How to standardize iHS, NSL and XP-EHH scores
1
0
Entering edit mode
5.7 years ago
eyb ▴ 230

I have calculated a bunch of scores for my data using selscan software. How do I standardize the results? At the moment I am using the following Python line: -np.log10(st.mstats.zscore(t[7])) Am I doing this right?

Description of the function zscore: Calculates the z score of each value in the sample, relative to the sample mean and standard deviation.

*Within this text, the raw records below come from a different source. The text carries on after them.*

# Jackz915/PackPPI

Hardware: AMD Instinct MI355X
Metric: sampled residues/sec at 100 diffusion steps (higher is better)
Workload: dtype f32 (dense layers as split-f16: two f16 per operand, three f16 MFMAs per product, fp32 accumulate); 1 GPU; data/T1124_lig.pdb (L=739, 738 true residues), 1 complex per GPU; diffusion_steps=100, proximal=False, residues_per_gpu=738, residues_rank0=738, residues_total=738, mode=ode

## Files before the change

### packppi_amd/csrc/pp_node.hip

```cpp
#include <string.h>

#include "pp_internal.h"
#include <utility>

PP_RANGE_COUNTER
PP_RANGE_READER(pp_node_range_hits)

#define NT 512
#ifndef PP_NODE_GROUPS
#define PP_NODE_GROUPS 1
#endif
#define NG PP_NODE_GROUPS
#define NB (4 * NG)

struct NodeArgs {
    int N;
    const float *rmask;
    const int64_t *rtype;
    const float *bb_sincos;
    const float *sc_mask;
    const uint8_t *m1pi, *m2pi;
    const float *frames;
    const float *embT, *emb_b, *emb_g, *emb_beta;
    float *hV, *S, *msum;
// ... 238 lines not shown
#pragma unroll
            for (int j = 0; j < 4; j++) {
                const float arg = (comp(ts.g[gi], j) * 10000.0f) * fr;
                e[j] = (float)(k < 8 ? sin((double)arg) : cos((double)arg));
            }
            v.g[gi] = f4v{e[0], e[1], e[2], e[3]};
        }
        sm.p[16 + k] = v;
    }
    VN acc = embed_pre35(sm, A, chi, n0);
    VN tacc = vn(0.f);
#pragma unroll
    for (int k = 0; k < 16; k++) tacc = vfma(A.embT[(35 + k) * 128 + f], sm.p[16 + k], tacc);
    VN h = layernorm(sm, rflip, vadd(acc, tacc), A.emb_g[f], A.emb_beta[f]);
    if (ks == 0) {
        store_rows(A.hV, 128, n0, A.N, f, h);
        sm.h[f] = h;
    }
    __syncthreads();
    message_inputs(sm, flip, pre0, A.frames, n0, A.N, A.ptsN, A.PAn, A.PCn);
}

__device__ __forceinline__ float wrap_pi(float x) { return pp_wrap_pi(x); }

typedef _Float16 nh8 __attribute__((ext_vector_type(8)));
typedef float nf4 __attribute__((ext_vector_type(4)));
typedef float nf2 __attribute__((ext_vector_type(2)));
typedef unsigned nu2 __attribute__((ext_vector_type(2)));

#ifndef PP_NU_DEPTH
#define PP_NU_DEPTH 8
#endif
#define PP_NU_DEPTH_MULTI 5
#define NU_S128 144
#define NU_S512 528
#define NU_S32 48
#define NU_INV_LO (1.0f / PP_NU_LO_SCALE)

struct AOpN {
    nh8 hi, lo;
};

struct SmemU {
    _Float16 a_hi[16 * NU_S128], a_lo[16 * NU_S128];
    _Float16 b_hi[16 * NU_S128], b_lo[16 * NU_S128];
    _Float16 c_hi[16 * NU_S512], c_lo[16 * NU_S512];
    float stats[3][8][16][2];
    float pts[16][48];
    _Float16 e_hi[16 * NU_S32], e_lo[16 * NU_S32];
    float fr[16][12];
    float par[NU_P_LAST_TOTAL];
};

struct StepScalars {
    float c_ode, w, c_drift, c_diff;
};
struct TimeEmb {
    float v[16];
};

struct NUpdArgs {
    int N;
    const float *rmask;
    const int64_t *rtype;
    const float *bb_sincos;
    const float *sc_mask;
    const uint8_t *m1pi, *m2pi;
    const float *frames;
    const float *embT;
    const float *wstream, *params;
    const float *hV;
    float *hV_out;
    const float *S, *msum;
    float *ptsN, *PAn, *PCn, *ptsE, *PAe, *PCe, *score;
    unsigned *sat;
};

template <bool LAST>
__device__ constexpr int nu_slot_waves(int s) {
    if (!LAST) return s < 52 ? 8 : 3;
    return s < 36 ? 8 : s < 40 ? 4 : s < 46 ? 1 : s < 55 ? 8 : 2;
}

template <int CL>
__device__ __forceinline__ int nu_phys_slot(int s, int q) {
    if constexpr (CL == 1) return s;
    constexpr int NPS = 16 / CL;
    return s < 36 ? s : s < 36 + NPS ? s + NPS * q : s + (16 - NPS);
}
template <bool LAST, int CL>
__device__ constexpr int nu_logical_waves(int s) {
    if (CL == 1) return nu_slot_waves<LAST>(s);
    return s < 36 + 16 / CL ? 8 : 3;
}
__device__ __forceinline__ void gload_N(const nh8 *__restrict__ wq, int slot, AOpN &a) {
    int off = slot * 128;
    asm volatile("" : "+s"(off));
    const nh8 *p = wq + off;
    a.hi = p[0];
    a.lo = p[64];
}
#define MFMA_N(a, b, c) __builtin_amdgcn_mfma_f32_16x16x32_f16((a), (b), (c), 0, 0, 0)
__device__ __forceinline__ void mm3(const AOpN &a, const nh8 &bh, const nh8 &bl, nf4 &cH, nf4 &cL) {
    cH = MFMA_N(a.hi, bh, cH);
    cL = MFMA_N(a.hi, bl, cL);
    cL = MFMA_N(a.lo, bh, cL);
}
__device__ __forceinline__ nf4 fold(const nf4 &cH, const nf4 &cL) {
    return nf4{fmaf(cL[0], NU_INV_LO, cH[0]), fmaf(cL[1], NU_INV_LO, cH[1]), fmaf(cL[2], NU_INV_LO, cH[2]), fmaf(cL[3], NU_INV_LO, cH[3])};
}
__device__ __forceinline__ void ldB(const _Float16 *hi, const _Float16 *lo, int rowoff, int ks, nh8 &bh, nh8 &bl) {
    bh = *reinterpret_cast<const nh8 *>(hi + rowoff + 32 * ks);
    bl = *reinterpret_cast<const nh8 *>(lo + rowoff + 32 * ks);
}
__device__ __forceinline__ void split2(float x0, float x1, unsigned &hp, unsigned &lp) {
    unsigned a, b, c, d;
    float fa, fb;
    PP_RANGE(x0) PP_RANGE(x1)
    asm("v_cvt_f16_f32 %0, %1" : "=v"(a) : "v"(x0));
    asm("v_cvt_f16_f32 %0, %1" : "=v"(b) : "v"(x1));
    asm("v_cvt_f32_f16 %0, %1" : "=v"(fa) : "v"(a));
    asm("v_cvt_f32_f16 %0, %1" : "=v"(fb) : "v"(b));
    const float d0 = (x0 - fa) * PP_NU_LO_SCALE, d1 = (x1 - fb) * PP_NU_LO_SCALE;
    asm("v_cvt_f16_f32 %0, %1" : "=v"(c) : "v"(d0));
    asm("v_cvt_f16_f32 %0, %1" : "=v"(d) : "v"(d1));
    asm("v_pack_b32_f16 %0, %1, %2" : "=v"(hp) : "v"(a), "v"(b));
    asm("v_pack_b32_f16 %0, %1, %2" : "=v"(lp) : "v"(c), "v"(d));
}
__device__ __forceinline__ void publish4(_Float16 *hi, _Float16 *lo, int off, const nf4 &v) {
    nu2 h, l;
    unsigned h0, l0, h1, l1;
    split2(v[0], v[1], h0, l0);
    split2(v[2], v[3], h1, l1);
    h[0] = h0; h[1] = h1; l[0] = l0; l[1] = l1;
    *reinterpret_cast<nu2 *>(hi + off) = h;
    *reinterpret_cast<nu2 *>(lo + off) = l;
}
__device__ __forceinline__ nf4 relu_sat(const nf4 &v, float &satm) {
    satm = __builtin_fmaxf(__builtin_fmaxf(satm, __builtin_fmaxf(v[0], v[1])), __builtin_fmaxf(v[2], v[3]));
    return nf4{__builtin_amdgcn_fmed3f(v[0], 0.f, 65504.f), __builtin_amdgcn_fmed3f(v[1], 0.f, 65504.f),
               __builtin_amdgcn_fmed3f(v[2], 0.f, 65504.f), __builtin_amdgcn_fmed3f(v[3], 0.f, 65504.f)};
}
__device__ __forceinline__ float xsum_g(float v) {
    v += __shfl_xor(v, 16);
    v += __shfl_xor(v, 32);
    return v;
}
__device__ __forceinline__ nf4 ln128(float (*st)[16][2], int wv, int r, int g, const nf4 &x, const nf4 &gain, const nf4 &beta) {
    const float mw = xsum_g((x[0] + x[1]) + (x[2] + x[3])) * (1.f / 16.f);
    const nf4 d = x - mw;
    const float qw = xsum_g(fmaf(d[0], d[0], d[1] * d[1]) + fmaf(d[2], d[2], d[3] * d[3]));
    if (g == 0) *reinterpret_cast<nf2 *>(st[wv][r]) = nf2{mw, qw};
    __syncthreads();
    float m8[8], msum = 0.f, qsum = 0.f;
#pragma unroll
    for (int v = 0; v < 8; v++) {
        const nf2 t = *reinterpret_cast<const nf2 *>(st[v][r]);
        m8[v] = t[0];
        msum += t[0];
        qsum += t[1];
    }
    const float mean = msum * 0.125f;
    float dm = 0.f;
#pragma unroll
    for (int v = 0; v < 8; v++) dm = fmaf(m8[v] - mean, m8[v] - mean, dm);
    const float var = fmaf(16.f, dm, qsum) * (1.f / 128.f);
    const float rstd = 1.f / sqrtf(var + 1e-5f);
    return (x - mean) * rstd * gain + beta;
}

#define NSTAGE_IF(k, OWN, ACCV, BODY)                                                                                  \
    {                                                                                                                  \
        __builtin_amdgcn_sched_barrier(0);                                                                             \
        if constexpr ((k) + NU_ND < NLOAD) {                                                           \
            constexpr int nw_ = nu_logical_waves<LAST, CL>((k) + NU_ND);                                               \
            if (nw_ == 8 || wv < nw_)                                                                                  \
                gload_N(wq, nu_phys_slot<CL>((k) + NU_ND, clq), AR[((k) + NU_ND) % NU_NRING]);                         \
        }                                                                                                              \
        if (OWN) {                                                                                                     \
            const AOpN &AK = AR[(k) % NU_NRING];                                                                       \
            BODY;                                                                                                      \
            asm volatile("" ::"v"(ACCV[0]));                                                                           \
        }                                                                                                              \
    }
#define NSTAGE(k, ACCV, BODY) NSTAGE_IF(k, true, ACCV, BODY)
#define NTILE4_IF(k0, OWN, cH, cL)                                     \
    NSTAGE_IF((k0) + 0, OWN, cH, mm3(AK, bh[0], bl[0], cH, cL))        \
    NSTAGE_IF((k0) + 1, OWN, cH, mm3(AK, bh[1], bl[1], cH, cL))        \
    NSTAGE_IF((k0) + 2, OWN, cH, mm3(AK, bh[2], bl[2], cH, cL))        \
    NSTAGE_IF((k0) + 3, OWN, cH, mm3(AK, bh[3], bl[3], cH, cL))
#define NTILE4(k0, cH, cL) NTILE4_IF(k0, true, cH, cL)
#define LDB4(HI, LO)                                                                  \
    _Pragma("unroll") for (int ks_ = 0; ks_ < 4; ks_++) ldB(HI, LO, r * NU_S128 + 8 * g, ks_, bh[ks_], bl[ks_]);
#define FOSTAGE(s)                                                                                   \
    NSTAGE(20 + (s), cH, {                                                                           \
        if constexpr ((s) + 1 < 16) ldB(sm.c_hi, sm.c_lo, r * NU_S512 + 8 * g, (s) + 1, fh[((s) + 1) & 1], fl[((s) + 1) & 1]); \
        mm3(AK, fh[(s) & 1], fl[(s) & 1], cH, cL);                                                   \
    })
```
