template <int NP, int ES = 2>
struct RingDmaK {
    static constexpr int NPIECES = NP;
    const char *base;
    long long text;
    unsigned voff[NP];
    int lds_off[NP];
    int in_img[NP];
    __device__ __forceinline__ void init(const void *p, long long ld, int row0, int row_end, int rows_total, int K, int img_rows8,
                                         int lane, int wave) {
        base = reinterpret_cast<const char *>(p);
        text = ((long long)(rows_total - 1) * ld + K) * ES;
#pragma unroll
        for (int i = 0; i < NP; ++i) {
            const int P = wave + 8 * i;
            const int r = 8 * P + (lane >> 3);
            const int c = (lane & 7) ^ ((r >> 1) & 7);
            const int g = row0 + r;
            voff[i] = (g < row_end) ? (unsigned)((long long)g * ld * ES) + 16u * (unsigned)c : BUF_OOB;
            lds_off[i] = P * 1024;
            in_img[i] = (8 * P < img_rows8) ? -1 : 0;
        }
    }
    __device__ __forceinline__ u32x4 stage_rsrc(int k0, int K) const {
        const unsigned left = (k0 < K) ? (unsigned)(text - (long long)ES * k0) : 0u;
        return ring_rsrc(base + (long long)ES * k0, left);
    }
    __device__ __forceinline__ void issue_one(const int I, u32x4 rs, unsigned lds0, int img, int dump) const {
        const int off = dump + (in_img[I] & (img + lds_off[I] - dump));
        ring_dma_piece(rs, lds0 + (unsigned)off, voff[I]);
    }
    __device__ __forceinline__ void issue(int k0, int K, unsigned lds0, int img, int dump) const {
        const u32x4 rs = stage_rsrc(k0, K);
#pragma unroll
        for (int i = 0; i < NP; ++i) issue_one(i, rs, lds0, img, dump);
    }
};

template <int BMN>
struct RingDmaMN {
    static constexpr int NH = BMN / 128;
    static constexpr int NP = BMN / 64;
    const unsigned short *base;
    long long text;
    unsigned ld2b;
    unsigned voff[NP];
    int wave;
    __device__ __forceinline__ void init(const void *p, long long ld, int mn0, int MN, int K, int lane, int wave_) {
        wave = wave_;
        base = reinterpret_cast<const unsigned short *>(p);
        text = ((long long)(K - 1) * ld + MN) * 2;
        ld2b = (unsigned)(ld * 2);
        const int kr = lane >> 4, pc = lane & 15;
#pragma unroll
        for (int i = 0; i < NP; ++i) {
            const int P = wave + 8 * i;
            const int kb = P / NH, nh = P % NH;
            const int col = mn0 + nh * 128 + 8 * (pc ^ (4 * kr));
            voff[i] = (col + 8 <= MN) ? (unsigned)(4 * kb + kr) * ld2b + 2u * (unsigned)col : BUF_OOB;
        }
    }
    __device__ __forceinline__ u32x4 stage_rsrc(int k0, int K) const {
        const unsigned left = (k0 < K) ? (unsigned)(text - (long long)k0 * ld2b) : 0u;
        return ring_rsrc(base + (long long)k0 * (ld2b >> 1), left);
    }
    __device__ __forceinline__ void issue_one(const int I, u32x4 rs, unsigned lds0, int img, int) const {
        ring_dma_piece(rs, lds0 + (unsigned)(img + (wave + 8 * I) * 1024), voff[I]);
    }
    __device__ __forceinline__ void issue(int k0, int K, unsigned lds0, int img, int dump) const {
        const u32x4 rs = stage_rsrc(k0, K);
#pragma unroll
        for (int i = 0; i < NP; ++i) issue_one(i, rs, lds0, img, dump);
    }
};

template <int NH>
__device__ __forceinline__ int ring_tr_lane_off(int col_base, int lane) {
    const int g = lane >> 4, t = lane & 15;
    const int kr = t >> 2, q = t & 3;
    const int ibg = (col_base >> 4) + (g & 1);
    const int nh = ibg >> 3, ib = ibg & 7;
    return (2 * (g >> 1) * NH + nh) * 1024 + kr * 256 + (((2 * ib + (q >> 1)) ^ (4 * kr)) * 16) + (q & 1) * 8;
}
template <int NH>
__device__ __forceinline__ bf16x8 ring_frag_tr(const char *img, int lane_off, int kk) {
    const char *p = img + lane_off + kk * (4 * NH * 1024);
    typedef __attribute__((address_space(3))) s16x4 lds_s16x4;
    const s16x4 lo = __builtin_amdgcn_ds_read_tr16_b64_v4i16((lds_s16x4 *)p);
    const s16x4 hi = __builtin_amdgcn_ds_read_tr16_b64_v4i16((lds_s16x4 *)(p + NH * 1024));
    typedef short s16x8 __attribute__((ext_vector_type(8)));
    const s16x8 v = __builtin_shufflevector(lo, hi, 0, 1, 2, 3, 4, 5, 6, 7);
    return __builtin_bit_cast(bf16x8, v);
}

template <int IDX, int P0, int P1, int NPA_, class LA, class LB>
__device__ __forceinline__ void ring_issue_range(const LA &la, const LB &lb, u32x4 rsa, u32x4 rsb, unsigned lds0, int ia, int ib, int dump) {
    if constexpr (IDX < P1) {
        if constexpr (IDX >= P0) {
            if constexpr (IDX < NPA_) la.issue_one(IDX, rsa, lds0, ia, dump);
            else lb.issue_one(IDX - NPA_, rsb, lds0, ib, dump);
        }
        ring_issue_range<IDX + 1, P0, P1, NPA_>(la, lb, rsa, rsb, lds0, ia, ib, dump);
    }
}
template <int NM, int TM, int TN, bool AKC, bool BKC, class LA, class LB>
__device__ __forceinline__ void ring_stage(const char *As, const char *Bs, f32x16 (&acc)[TM][TN], int a_lane, const int (&atr)[TM], int b_lane, const int (&btr)[TN],
                                           const int (&xo)[4], const LA &la, const LB &lb, int k_next, int K, unsigned lds0, int na, int nb, int dump) {
    const u32x4 rsa = la.stage_rsrc(k_next, K), rsb = lb.stage_rsrc(k_next, K);
    constexpr int NPA = TM, NPB = 2 * TN, PW = NPA + NPB;
    constexpr int READS = NM * (AKC ? 1 : 2) + TN * (BKC ? 1 : 2), MF = NM * TN;
    bf16x8 a[2][NM > 0 ? NM : 1], b[2][TN];
    auto read = [&](const int kk, const int set) {
#pragma unroll
        for (int mi = 0; mi < NM; ++mi) {
            if constexpr (AKC) a[set][mi] = *reinterpret_cast<const bf16x8 *>(As + a_lane + mi * (32 * RING_STAGE_ROW) + xo[kk]);
            else a[set][mi] = ring_frag_tr<TM / 2>(As, atr[mi], kk);
        }
#pragma unroll
        for (int ni = 0; ni < TN; ++ni) {
            if constexpr (BKC) b[set][ni] = *reinterpret_cast<const bf16x8 *>(Bs + b_lane + ni * (32 * RING_STAGE_ROW) + xo[kk]);
            else b[set][ni] = ring_frag_tr<TN>(Bs, btr[ni], kk);
        }
    };
    if constexpr (NM == 0) {
        ring_issue_range<0, 0, PW, NPA>(la, lb, rsa, rsb, lds0, na, nb, dump);
        return;
    } else {
// ... 122 lines not shown
        wave = wave_;
        base = reinterpret_cast<const char *>(p);
        text = ((long long)(K - 1) * ld + MN) * 4;
        ld4b = (unsigned)(ld * 4);
#pragma unroll
        for (int i = 0; i < NP; ++i) {
            const int P = wave + 8 * i;
            const int k = P * RPP + lane / LPR;
            const int col = mn0 + 4 * (lane % LPR);
            voff[i] = (col + 4 <= MN) ? (unsigned)k * ld4b + 4u * (unsigned)col : BUF_OOB;
        }
    }
    __device__ __forceinline__ u32x4 stage_rsrc(int k0, int K) const {
        const unsigned left = (k0 < K) ? (unsigned)(text - (long long)k0 * ld4b) : 0u;
        return ring_rsrc(base + (long long)k0 * ld4b, left);
    }
    __device__ __forceinline__ void issue_one(const int I, u32x4 rs, unsigned lds0, int img, int) const {
        ring_dma_piece(rs, lds0 + (unsigned)(img + (wave + 8 * I) * 1024), voff[I]);
    }
    __device__ __forceinline__ void issue(int k0, int K, unsigned lds0, int img, int dump) const {
        const u32x4 rs = stage_rsrc(k0, K);
#pragma unroll
        for (int i = 0; i < NP; ++i) issue_one(i, rs, lds0, img, dump);
    }
};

selection SNP • 3.2k views
4
Entering edit mode
5.7 years ago
patel.ravip ▴ 60

Hi eyb

selscan itself has a built in standardizing binary you can use ("norm"). However, in the past, I have done it in the following way: 1) read in all derived (or ancestral; it doesn't matter as long as you are consistent across all sites) allele frequencies and iHS scores into a table you can manipulate (pandas in Python works well) 2) bin your sites by 1% allele frequency (or larger depending on your total number of sites. For fewer sites, use larger bins; if you have entire chromosomes/large number of sites, e.g., 100,000+, with iHS scores, use 1%) 3) Use the zscore method you have been using on each bin separately. Or, you can calculate the mean and std.dev. manually for each of the iHS scores for a given AF bin, and use that to get a z-score that way. I am not familiar with the zscore method in scipy, but I imagine it does exactly this.

Voight mentioned in the iHS paper that the score should be standardized among sites that have a similar AF (which is why you bin the sites by AF before calculating a z-score). What you are doing currently is standardizing across the whole spectrum of AF.